When it comes to running a blog about cord cutting, you tend to get a lot of emails and tweets from people who need your help. Some people are super specific, but the vast majorities of the questions I receive are relatively straight forward. People want to know how much it costs to cut the cord or how they can get started. For your time and convenience, we are going to discuss the top 5 cord cutting questions that readers often ask me. Let’s get started!
A journey of 1000 miles begins with one step, and so too does cord cutting. With so many choices, devices, and paths one can take; it can be a bit overwhelming. But don’t worry, it’s actually pretty easy! The first thing you need to do is to get an HDTV antenna and a streaming device.
The antenna will pick up the broadcast networks (CBS, FOX, etc…) and the streaming device will allow you to watch content over the internet. Once you have your devices, sign up for the streaming service(s) of your choice. After that, all you have to do is cancel your cable!

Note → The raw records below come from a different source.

struct DescKey {
  mtlssl_conv_desc d; int mode;
  bool operator==(const DescKey& o) const { return mode == o.mode && memcmp(&d, &o.d, sizeof(d)) == 0; }
};
struct DescHash {
  size_t operator()(const DescKey& k) const {
    uint64_t h = 1469598103934665603ull ^ (uint64_t)k.mode;
    const int32_t* p = reinterpret_cast<const int32_t*>(&k.d);
    for (size_t i = 0; i < sizeof(k.d) / 4; ++i) { h ^= (uint32_t)p[i]; h *= 1099511628211ull; }
    return (size_t)h;
  }
};
static std::unordered_map<DescKey, Route, DescHash>& route_map() {
  static std::unordered_map<DescKey, Route, DescHash> m;
  return m;
}
static std::mutex& memo_mutex() { static std::mutex m; return m; }
static void routes_clear() {
  std::lock_guard<std::mutex> g(memo_mutex());
  route_map().clear();
}
static Route route(const mtlssl_conv_desc* d, int mode, bool have_workspace = true) {
  DescKey k;
  memset(&k, 0, sizeof(k));
  k.d = *d; k.mode = have_workspace ? mode : mode + 4;
  {
    std::lock_guard<std::mutex> g(memo_mutex());
    auto it = route_map().find(k);
    if (it != route_map().end()) return it->second;
  }
  const Route r = resolve(d, mode, have_workspace);
  std::lock_guard<std::mutex> g(memo_mutex());
  route_map()[k] = r;
  return r;
}

static void parity_dgrad(const Route& r, const mtlssl_conv_desc* d, const float* dy, const float* w, const float* residual,
                         const float* mask_ref, float* dx, int epi, void* workspace, hipStream_t st) {
  const int64_t CK = (int64_t)d->C * d->K;
  float* wsub = (float*)workspace;
  float* tmp = (float*)((char*)workspace + r.front_a);
  float* split = (float*)((char*)workspace + r.front_bytes);
  for (int c = 0; c < 4; ++c) {
    ParityProblem q = parity_problem(d, c >> 1, c & 1);
    if (q.Hs == 0 || q.Ws == 0) continue;
    const int64_t M = (int64_t)d->N * q.Hs * q.Ws;
    const bool taps = q.Rs > 0 && q.Ss > 0;
    if (taps) {
      hipLaunchKernelGGL(k_parity_filter, dim3(cdiv(CK / 4, 256), q.Rs * q.Ss), dim3(256), 0, st, w, wsub, d->S, q.r0,
                         q.s0, q.Ss, CK / 4);
      ConvArgs p;
      memset(&p, 0, sizeof(p));
      p.N = d->N; p.H = q.Hs; p.W = q.Ws; p.C = d->C; p.K = d->K; p.R = q.Rs; p.S = q.Ss;
      p.OH = d->OH; p.OW = d->OW; p.stride = 1; p.dil = 1; p.pt = q.a; p.pl = q.b;
      p.a = dy; p.b = wsub; p.out = tmp; p.epi = 0;
      p.ldy = desc_ldy(d);
      p.a_bytes = ydy_bytes(d);
      p.b_bytes = (unsigned)((int64_t)q.Rs * q.Ss * CK * 4);
      p.M = (int)M; p.NG = d->C;
      launch_planned<MODE_DGRAD>(r.parity[c], p, split, st);
    }
    const int64_t total4 = M * d->C / 4;
    hipLaunchKernelGGL(k_parity_scatter, dim3(cdiv(total4, 256)), dim3(256), 0, st, taps ? (const float*)tmp : nullptr,
                       dx, residual, mask_ref, epi, d->H, d->W, d->C / 4, q.Hs, q.Ws, q.py, q.px, total4);
  }
}
template <int MODE>
static void launch_packed(const Route& r, const ConvArgs& p, const float* a, const float* b, void* workspace, hipStream_t st) {
  const mtlssl_conv_desc& q = r.q;
  ConvArgs pq = make_args(&q);
  pq.a = a; pq.b = b; pq.out = p.out; pq.bias = p.bias; pq.residual = p.residual; pq.mask = p.mask; pq.epi = p.epi;
  pq.a_bytes = (unsigned)((MODE == MODE_FWD ? (int64_t)q.N * q.H * q.W * q.C : (int64_t)q.N * q.OH * q.OW * q.K) * 4);
  pq.b_bytes = (unsigned)((int64_t)q.R * q.S * q.C * q.K * 4);
  pq.M = p.M; pq.NG = p.NG;
  launch_planned<MODE>(r.plan, pq, (float*)((char*)workspace + r.front_bytes), st);
}

}

using namespace mtlssl;

extern "C" {

int64_t mtlssl_conv2d_workspace_bytes(const mtlssl_conv_desc* d, int mode) {
  if (!d || mode < MODE_FWD || mode > MODE_WGRAD) return 0;
  if (mode == MODE_WGRAD) return mtlssl_conv2d_wgrad_workspace_bytes(d);
  return route(d, mode).bytes;
}

int64_t mtlssl_conv2d_filter_xf_bytes(const mtlssl_conv_desc* d, int mode) {
  if (!d || (mode != MODE_FWD && mode != MODE_DGRAD) || check_desc(d)) return 0;
  const Route r = route(d, mode);
  return r.family == FAM_WINO ? wino_filter_bytes(d, r.wc.variant) : 0;
}
int mtlssl_conv2d_filter_xf_variant(const mtlssl_conv_desc* d, int mode) {
  if (!d || mode < MODE_FWD || mode > MODE_WGRAD || check_desc(d)) return -1;
  const Route r = route(d, mode);
  return r.family == FAM_WINO ? r.wc.variant : -1;
}
int64_t mtlssl_conv2d_input_xf_bytes(const mtlssl_conv_desc* d, int variant) {
  if (!d || check_desc(d) || variant < 0 || variant >= WINO_VARIANTS || !wino_eligible(d, variant)) return 0;
  return wino_input_bytes(d, variant);
}
int mtlssl_conv2d_transform_filter(const mtlssl_conv_desc* d, int mode, int variant, const float* w, float* filter_xf,
                                   mtlssl_stream_t stream) {
  if (int rc = check_desc(d)) return rc;
  MTLSSL_REQUIRE(mode == MODE_FWD || mode == MODE_DGRAD, "transform_filter: mode %d", mode);
  MTLSSL_REQUIRE(variant >= 0 && variant < WINO_VARIANTS && wino_eligible(d, variant),
                 "transform_filter: variant %d is not applicable to this problem", variant);
  MTLSSL_REQUIRE(w && filter_xf, "transform_filter: null pointer");
  wino_filter(d, variant, mode == MODE_DGRAD, w, filter_xf, S(stream));
  return check_launch("conv2d_transform_filter");
}

int mtlssl_conv2d_transform_filters(int variant, int n, const void* w_ptrs, const void* xf_ptrs, const int64_t* ck,
                                    const int32_t* flip, int64_t max_ck, mtlssl_stream_t stream) {
  if (n <= 0) return MTLSSL_OK;
  MTLSSL_REQUIRE(variant >= 0 && variant < WINO_VARIANTS, "transform_filters: variant %d", variant);
  MTLSSL_REQUIRE(w_ptrs && xf_ptrs && ck && flip && max_ck > 0 && n <= 65535, "transform_filters: bad table");
  wino_filters_batched(variant, n, w_ptrs, xf_ptrs, ck, flip, max_ck, S(stream));
  return check_launch("conv2d_transform_filters");
}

I get this question a lot, and for good reason. After all, what’s the point of cutting the cord if you can’t even get the shows and movies you love? Well have no fear intrepid cord cutters because there is absolutely no reason why you can’t cut the cord and still enjoy the same shows that you did with cable.
For starters, most of America’s favorite shows air on network television; which you can watch for free as long as you have an HDTV antenna. Are you a fan of The Good Wife, Big Bang Theory, or the Flash? Good news! All you need is an antenna. And even if an Antenna does not end up working out for you there is always Hulu and Netflix which together house hundreds of prime time shows.
For example: Netflix has a huge selection of television shows including hit shows like Mad Men and the Walking Dead. You won’t be able to watch the current season; but you can often buy current seasons of TV shows for far less than the price of cable. If you’d like to know more about what you can or cannot stream, check out the website Can I Stream It?
You can also subscribe to Sling TV and get 20+ streamable live cable channels. Click here to see if Sling TV has your favorite channel.
Although difficult in the past, watching sports without cable has never been easier. A lot of sporting events air on broadcast networks, which is accessible to anyone with an HDTV antenna, like the Mohu Leaf. ESPN has also just become streamable through Sling TV; which opens you up to huge chunk of the sporting world.
Barring that, certain professional sports offer stand alone subscription services. Trust me when I say you have a lot of options as a cord cutting sports fan. If you’d like to know more about watching sports without cable, check out Kill The Cable Bill’s sports section!
One of the few downsides of cord cutting is that a lot of your entertainment is decentralized. If your media is scattered amongst different devices, platforms, and operating systems; then what you need is a media center.
A media center is basically a piece of software that acts as a hub for all your different devices. This allows you to take your media from all your different devices and put them into one cohesive library that’s accessible from anywhere. Think of it like your own personal Netflix. I put together a step-by-step guide on how to set up a Kodi (XBMC) media center. You can also read about Plex to learn more as it is another popular one out there.
Now if you’re looking to organize and streamline your streaming services, I would recommend checking out Mohu Channels. Mohu Channels is a streaming device that consolidates OTA television and your streaming services into one convenient guide. It’s really convenient and it brings back the channel surfing experience to cord cutters.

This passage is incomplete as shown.